POLITIQUE

L'OQLF va prioriser les plaintes

18/10/2013 10:42 EDT | Actualisé 18/12/2013 05:12 EST
PC

Dans un souci d'efficacité, l'Office québécois de la langue française va à l'avenir trier les plaintes des citoyens.

Jusqu'ici, toutes les plaintes acheminées à l'OQLF étaient traitées de manière égale et uniforme.

L'Office crée maintenant deux catégories de plaintes. La première concerne celles qui touchent directement le plaignant, comme lorsqu'un employé a reçu une note interne en anglais ou lorsque la note au dossier médical d'un patient est en anglais. Dans de tels cas, l'Office va faire un suivi personnalisé auprès des personnes touchées. Ce type de plaintes représente seulement 5 % de toutes celles que reçoit l'OQLF.

Pour la deuxième catégorie de plaintes, il y aura un tri, une priorisation. Cette catégorie englobe la majorité des quelque 4000 plaintes que reçoit l'Office chaque année. Elles touchent l'intérêt général ou collectif, comme des plaintes sur l'affichage ou la publicité commerciale. L'Office les traitera selon la gravité de l'infraction, selon le nombre de plaintes ou encore selon l'impact dans l'espace public.

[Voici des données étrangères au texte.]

+        for (int j = 0; j < jstar && s.trig[j] <= stop_t; ++j) used = j + 1;
+        if (filled) reach = walk_pos(g, stop_t);
+        else {
+          reach = walk_pos(g, g.avail - 1);
+          if (used > 0) {
+            const int2 lw = entry_walk(g, g.chain[used - 1]);
+            if (lw.y + 1 >= g.avail - 1) reach = walk_pos(g, s.trig[used - 1]);
+          }
+        }
+        mode = 1;
+        stop_tile = filled ? T : nt - 1;
+      } else {
+        walked |= 1u << sd;
+        cnt = gather_side(A, N, g.dir, g.pos0, room, sd == 0 ? b.left : b.right, sd == 0 ? J.top : 0, g.chain, g.nchain, J.kind,
+                          too_high, too_low, W, &reach, &used, s_stage);
+      }
+    }
+    if ((int)threadIdx.x < kCandChainMax) M.trig[sd][threadIdx.x] = 0;
+    if (threadIdx.x == 0) {
+      M.gmode[sd] = mode; M.gstop[sd] = stop_tile; M.groom[sd] = room;
+      if (sd == 0) { M.lcnt = cnt; M.lreach = reach; M.lused = used; }
+      else { M.rcnt_max = cnt; M.rreach = reach; M.rused = used; }
+    }
+    if (sd == 0) lcnt = cnt;
+    __syncthreads();
+  }
+  if (threadIdx.x == 0) { M.walked = walked; M.gdone = 0; }
+}
+
+template <typename TD>
+__global__ __launch_bounds__(kGatherThreads) void k_cand_scatter(const TD* __restrict__ A, int64_t N, const CandJob* __restrict__ jobs,
+                                                             const int2* __restrict__ chains, int32_t* __restrict__ iscratch,
+                                                             long long* __restrict__ lscratch, double RDmedian, const CandMid* __restrict__ mid) {
+  __shared__ GatherTileShared s;
+  __shared__ int s_vals[kCandGatherTile];
+  const int side = blockIdx.y, tile = blockIdx.x;
+  const CandJob J = jobs[blockIdx.z];
+  if (tile >= J.tiles[side]) return;
+  const CandMid& M = mid[blockIdx.z];
+  if (M.gmode[side] != 1 || tile > M.gstop[side]) return;
+  const CandBufs b = cand_buffers(J, iscratch, lscratch);
+  const int off = reinterpret_cast<const int32_t*>(b.P)[side * J.tiles[0] + tile];
+  const int room = M.groom[side];
+  if (off >= room) return;
+  const GatherWalk g = gather_walk(J, side, N, chains);
+  const int T0 = tile * kCandGatherTile;
+  const int T1 = g.avail - T0 < kCandGatherTile ? g.avail : T0 + kCandGatherTile;
+  if (T1 <= T0) return;
+  int hi_lim, lo_lim;
+  extreme_limits(J.kind, RDmedian * 3.0, RDmedian * 0.15, &hi_lim, &lo_lim);
+  tile_entries(g, T0, T1, s);
+  int v[kWalkPer];
+  const unsigned m = tile_taken<TD, false>(A, N, g, T0 + kWalkPer * (int)threadIdx.x, T1, hi_lim, lo_lim, s, v);
+  int tot;
+  int rank = block_exscan(__builtin_popcount(m), s.scan, &tot);
+  auto swz = [](int r) { return r ^ ((r >> 4) & 15); };
+#pragma unroll
+  for (int j = 0; j < kWalkPer; ++j) if ((m >> j) & 1u) s_vals[swz(rank++)] = v[j];
+  __syncthreads();
+  const int n = tot < room - off ? tot : room - off;
+  if (side == 0) { int32_t* dst = b.left + J.top - off; for (int e = threadIdx.x; e < n; e += kGatherThreads) dst[-e] = s_vals[swz(e)]; }
+  else { int32_t* dst = b.right + off; for (int e = threadIdx.x; e < n; e += kGatherThreads) dst[e] = s_vals[swz(e)]; }
 }
 
 template <typename TD>
@@ -807,7 +1031,6 @@
   CandOut O;
   O.flags = M.body_flags;
   if (((J.cut & 1) && M.lused >= J.nleft) || ((J.cut & 2) && M.rused >= J.nright)) O.flags |= 8;
-  if ((J.cut & 4) && J.top >= 0 && M.lcnt < J.top + 1) O.flags |= 16;
   O.nref = g.nref; O.nbody = g.nbody_eff; O.nwin = g.nwin; O.left_reach = M.lreach; O.right_reach = M.rreach;
   if (g.nwin <= 0 || g.width <= 0) {
     O.flags = (O.flags & 24) | 1;
@@ -899,24 +1122,48 @@
 }
 void launch_candidate_test_split(DepthRef d, int64_t ncompact, const CandJob* jobs, int njobs, const void* chains,
                                  int32_t* iscratch, long long* lscratch, double RDmedian, CandMid* mid, uint32_t* ghist,
-                                 CandOut* outs, hipStream_t stream) {
+                                 CandOut* outs, int max_tiles, hipStream_t stream) {
   if (njobs <= 0) return;
   const size_t lds = (size_t)kCandHistBins * 4;
-  static_assert(kCandHistBins * 4 >= (unsigned)kWalkBlock * 4, "the walks stage a trip in the histogram's LDS");
-  RSI_ALLOW_FULL_LDS(k_cand_gather<int32_t>);
-  RSI_ALLOW_FULL_LDS(k_cand_gather<uint8_t>);
+  const size_t walk_lds = (size_t)kCandGatherTile * 4;
   RSI_ALLOW_FULL_LDS(k_cand_prefix<int32_t>);
   RSI_ALLOW_FULL_LDS(k_cand_prefix<uint8_t>);
   RSI_ALLOW_FULL_LDS(k_cand_hist);
   const int2* ch = static_cast<const int2*>(chains);
+  const dim3 gg(max_tiles > 1 ? max_tiles : 1, 2, njobs);
   RSI_DEPTH_DISPATCH(d,
-    RSI_LAUNCH(k_cand_gather<int32_t>, dim3(2, njobs), dim3(kTestThreads), lds, stream, rdc, ncompact, jobs, ch, iscratch, lscratch, RDmedian, mid),
-    RSI_LAUNCH(k_cand_gather<uint8_t>, dim3(2, njobs), dim3(kTestThreads), lds, stream, rdc, ncompact, jobs, ch, iscratch, lscratch, RDmedian, mid));
+    RSI_LAUNCH(k_cand_count<int32_t>, gg, dim3(kGatherThreads), walk_lds, stream, rdc, ncompact, jobs, ch, iscratch, lscratch, RDmedian, mid),
+    RSI_LAUNCH(k_cand_count<uint8_t>, gg, dim3(kGatherThreads), walk_lds, stream, rdc, ncompact, jobs, ch, iscratch, lscratch, RDmedian, mid));
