#ifndef VXRT_PERSIST2_OCC
#define VXRT_PERSIST2_OCC 5
#endif
#ifndef VXRT_QUEUE_GRANULE
#define VXRT_QUEUE_GRANULE 4u
#endif
#ifndef VXRT_SUBROUNDS2
#define VXRT_SUBROUNDS2 3
#endif
#ifndef VXRT_VOTE2_NEXT
#define VXRT_VOTE2_NEXT 2
#endif
#ifndef VXRT_VOTE2_END
#define VXRT_VOTE2_END 1
#endif
#ifndef VXRT_VOTE2_BOX
#define VXRT_VOTE2_BOX 2
#endif
#ifdef VXRT_VOTE2_ABS_BOX
__device__ __forceinline__ bool vote2(int parked, int others, int num, int k)
{
    (void)num;
    return parked >= k || (parked > 0 && others == 0);
}
#else
#define VXRT_VOTE2_ABS_BOX 0
#define VXRT_VOTE2_ABS_END 0
#define VXRT_VOTE2_ABS_NEXT 0
__device__ __forceinline__ bool vote2(int parked, int others, int num, int k)
{
    (void)k;
    return vote_run(parked, others, num);
}
#endif
#define PX_LD_U(f, v) do { if (LDS) v = PX[(f) * 64]; } while (0)
#define PX_ST_U(f, v) do { if (LDS) PX[(f) * 64] = (uint32_t)(v); } while (0)
#define PX_LD_I(f, v) do { if (LDS) v = (int)PX[(f) * 64]; } while (0)
#define PX_LD_F(f, v) do { if (LDS) v = __uint_as_float(PX[(f) * 64]); } while (0)
#define PX_ST_F(f, v) do { if (LDS) PX[(f) * 64] = __float_as_uint(v); } while (0)
#define PX_LD_POS() do { PX_LD_F(PF_POS_X, position.x); PX_LD_F(PF_POS_Y, position.y); PX_LD_F(PF_POS_Z, position.z); } while (0)
#define PX_ST_POS() do { PX_ST_F(PF_POS_X, position.x); PX_ST_F(PF_POS_Y, position.y); PX_ST_F(PF_POS_Z, position.z); } while (0)
#define PX_LD_COL() do { PX_LD_F(PF_COL_X, color.x); PX_LD_F(PF_COL_Y, color.y); PX_LD_F(PF_COL_Z, color.z); } while (0)
#define PX_ST_COL() do { PX_ST_F(PF_COL_X, color.x); PX_ST_F(PF_COL_Y, color.y); PX_ST_F(PF_COL_Z, color.z); } while (0)
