## Interleave next-row LDS reads with distance FMAs and strength-reduce buffer offsets

The inner distance loop now reads the next row frame from LDS piece by piece, interleaved with the FMA chunks of the current distance computation, and issues the column LDS read earlier. This is meant to hide LDS latency behind ALU work. Global prefetch offsets for the row and column fill are now kept as running, clamped byte offsets instead of being recomputed each step, and LDS addresses are handled as raw 32-bit values. The rare exact-distance path must reload the current row frame from the ring, which adds LDS traffic when it triggers, and the extra live values raise register pressure.

```diff
diff --git a/audio_pattern_discovery_amd/csrc/dtw_systolic.h b/audio_pattern_discovery_amd/csrc/dtw_systolic.h
--- a/audio_pattern_discovery_amd/csrc/dtw_systolic.h
+++ b/audio_pattern_discovery_amd/csrc/dtw_systolic.h
@@ -415,13 +415,13 @@
 
 typedef float apd_f32x2 __attribute__((ext_vector_type(2)));
 template <int DN>
-__device__ __forceinline__ void read_frame_lds(float (&dst)[DN], const float *p)
+__device__ __forceinline__ void read_frame_piece_lds(float (&dst)[DN], const float *p, int piece)
 {
     constexpr int FULL = DN / 4, TAIL = DN % 4;
-#pragma unroll
-    for (int k = 0; k < FULL; ++k) {
-        const apd_f32x4 t = *reinterpret_cast<const apd_f32x4 *>(p + 4 * k);
-        dst[4 * k + 0] = t.x; dst[4 * k + 1] = t.y; dst[4 * k + 2] = t.z; dst[4 * k + 3] = t.w;
+    if (piece < FULL) {
+        const apd_f32x4 t = *reinterpret_cast<const apd_f32x4 *>(p + 4 * piece);
+        dst[4 * piece + 0] = t.x; dst[4 * piece + 1] = t.y; dst[4 * piece + 2] = t.z; dst[4 * piece + 3] = t.w;
+        return;
     }
     if (TAIL >= 2) {
         const apd_f32x2 t = *reinterpret_cast<const apd_f32x2 *>(p + 4 * FULL);
@@ -430,6 +430,16 @@
     if (TAIL == 1) dst[4 * FULL] = p[4 * FULL];
     if (TAIL == 3) dst[4 * FULL + 2] = p[4 * FULL + 2];
 }
+template <int DN>
+__device__ __forceinline__ void read_frame_lds(float (&dst)[DN], const float *p)
+{
+#pragma unroll
+    for (int piece = 0; piece < (DN + 3) / 4; ++piece) read_frame_piece_lds<DN>(dst, p, piece);
+}
+
+typedef __attribute__((address_space(3))) const char apd_lds_cchar;
+__device__ __forceinline__ uint32_t lds_address(const void *p) { return (uint32_t)(uintptr_t)(apd_lds_cchar *)p; }
+__device__ __forceinline__ const float *lds_floats_at(uint32_t a) { return (const float *)(apd_lds_cchar *)(uintptr_t)a; }
 
 constexpr int shared_column_ring_floats(int rc, int u, int dp) { return (((rc + u) * dp + ((rc + u + 7) / 8) * 4) * 4 + 255) / 256 * 64; }
 
@@ -592,49 +602,79 @@
     uint32_t pf = (uint32_t)ring_slot(col_hi0 + 1 + fill_f);
     const float *const cring_read = crings + (lane / G) * CRING;
     uint32_t pr = (uint32_t)ring_slot(1 + (C - 1) * (gl + 1) - w);
-    auto read_col = [&](float (&dst)[DN], const float *block_base, int q) __attribute__((always_inline)) {
-        read_frame_lds<DN>(dst, block_base + q * DP + (((pr + (uint32_t)q) >> 3) << 2));
+    const uint32_t ro_step = fill_act ? (uint32_t)U * FB : 0u;
+    const uint32_t ro_cap = fill_act ? a_off_w + (uint32_t)(n_w - 1) * FB + 16u * fill_q : kNoFrame;
+    uint32_t ro_cur = fill_act ? min(a_off_w + (uint32_t)(U + fill_f) * FB + 16u * fill_q, ro_cap) : kNoFrame;
+    const bool col_act = fill_act & cvalid;
+    const uint32_t co_step = col_act ? (uint32_t)U * FB : 0u;
+    const uint32_t co_cap = col_act ? cb_off + (uint32_t)(cm - 1) * FB + 16u * fill_q : kNoFrame;
+    uint32_t co_cur = col_act ? min(cb_off + (uint32_t)(col_hi0 + fill_f) * FB + 16u * fill_q, co_cap) : kNoFrame;
+    const uint32_t cring_read_b = lds_address(cring_read);
+    uint32_t col_base = 0u;
+    auto read_col = [&](float (&dst)[DN], int q) __attribute__((always_inline)) {
+        const uint32_t b = (col_base + 2u * (uint32_t)q) & ~15u;
+        read_frame_lds<DN>(dst, lds_floats_at(b) + q * DP);
     };
     __syncthreads();
-    auto read_row_at = [&](float (&dst)[DN], const float *p) __attribute__((always_inline)) { read_frame_lds<DN>(dst, p); };
     float xs[DN];
-    read_row_at(xs, &xring[((0 - gl) & (R - 1)) * RS]);
+    read_frame_lds<DN>(xs, &xring[((0 - gl) & (R - 1)) * RS]);
+    static_assert(R > U + G - 1, "a macro-step's row frame must survive in the ring until the block's fill_store");
 
     auto macro_steps = [&](int tau_begin, int tau_end, auto slow_tag) __attribute__((always_inline)) {
         constexpr bool SLOW = decltype(slow_tag)::value;
         for (int tau0 = tau_begin; tau0 < tau_end; tau0 += U) {
             apd_f32x4 fill_regs[NFILL];
-            fill_load(tau0 + U + 1, fill_regs);
-            const apd_f32x4 col_regs = col_load(tau0 + col_hi0 + 1 + fill_f, fill_act);
-            const float *const xrows = &xring[((tau0 + 1 - gl) & (R - 1)) * RS];
-            const float *const ycols = cring_read + pr * DP;
+            fill_regs[0] = __builtin_bit_cast(apd_f32x4, __builtin_amdgcn_raw_buffer_load_b128(rsrc, ro_cur, 0, 0));
+            const apd_f32x4 col_regs = __builtin_bit_cast(apd_f32x4, __builtin_amdgcn_raw_buffer_load_b128(rsrc, co_cur, 0, 0));
+            ro_cur = min(ro_cur + ro_step, ro_cap);
+            co_cur = min(co_cur + co_step, co_cap);
+            uint32_t xrows_b = lds_address(xring) + (uint32_t)(((tau0 + 1 - gl) & (R - 1)) * RS) * 4u;
+            col_base = cring_read_b + __umul24(pr, FB + 2u);
+            asm volatile("" : "+v"(xrows_b), "+v"(col_base));
+            const float *const xrows = lds_floats_at(xrows_b);
 #pragma unroll
             for (int q = 0; q < U; ++q) {
                 const int tau = tau0 + q;
                 const int r = q % S;
                 const int e = (r + C) % S;
                 float d[C];
-#pragma unroll
-                for (int c = 0; c < C; ++c) d[c] = frame_sq_expanded_pre<D>(xs, yf[(r + c) % S]);
+                read_col(yf[e], q);
+                const float *const xnext = xrows + q * RS;
+                const float thr = (xs[D] + nmax_b) * tau_thr;
+#pragma unroll
+                for (int c = 0; c < C; ++c) d[c] = xs[D] + yf[(r + c) % S][D];
+#pragma unroll
+                for (int piece = 0; piece < LPF; ++piece) {
+#pragma unroll
+                    for (int k = 4 * piece; k < 4 * piece + 4 && k < D; ++k)
+#pragma unroll
+                        for (int c = 0; c < C; ++c) d[c] = __builtin_fmaf(xs[k], yf[(r + c) % S][k], d[c]);
+#pragma unroll
+                    for (int c = 0; c < C; ++c) asm volatile("" : "+v"(d[c]) : : "memory");
+                    read_frame_piece_lds<DN>(xs, xnext, piece);
+                }
                 float dmin = d[0];
 #pragma unroll
                 for (int c = 1; c + 1 < C; c += 2) dmin = __builtin_fminf(__builtin_fminf(dmin, d[c]), d[c + 1]);
                 if (C % 2 == 0) dmin = __builtin_fminf(dmin, d[C - 1]);
-                const bool any = dmin < (xs[D] + nmax_b) * tau_thr;
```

L'Office espère ainsi accélérer le traitement des plaintes du public. Aussi, à compter d'aujourd'hui, toute personne qui veut signaler une infraction à l'Office peut remplir en ligne un nouveau formulaire de plainte.

Plus de transparence

L'Office a aussi nommé une commissaire responsable de l'amélioration de la qualité des services aux citoyens et aux entreprises.

Ces changements dans les pratiques de l'OQLF ont été faits à la demande de la ministre responsable de la Charte de la langue française, Diane De Courcy. Ils concrétisent une annonce faite en début d'année à la suite d'une controverse impliquant un restaurant bien connu de Montréal.

L'affaire des pastas

En mars dernier, la ministre a annoncé une série de mesures axées sur la collaboration avec les entreprises, dont une communication plus efficace avec les entrepreneurs qui font l'objet de plaintes.

Cela faisait suite à une controverse survenue en février dernier, lorsque le propriétaire du restaurant italien Buonanotte, Massimo Lecas, a reçu une plainte formelle de l'OQLF. L'Office exigeait plusieurs changements et corrections au menu du restaurant. Les mots italiens « pasta », « bottiglia » et « calamari » devaient notamment être traduits en français par « pâtes », « bouteille » et « calmar » respectivement. Ce geste de l'Office avait alors soulevé un tollé. L'OQLF a par la suite reconnu qu'il s'agissait là d'un excès de zèle. Dans la foulée de cette controverse, la PDG de l'Office, Louise Marchand, a démissionné.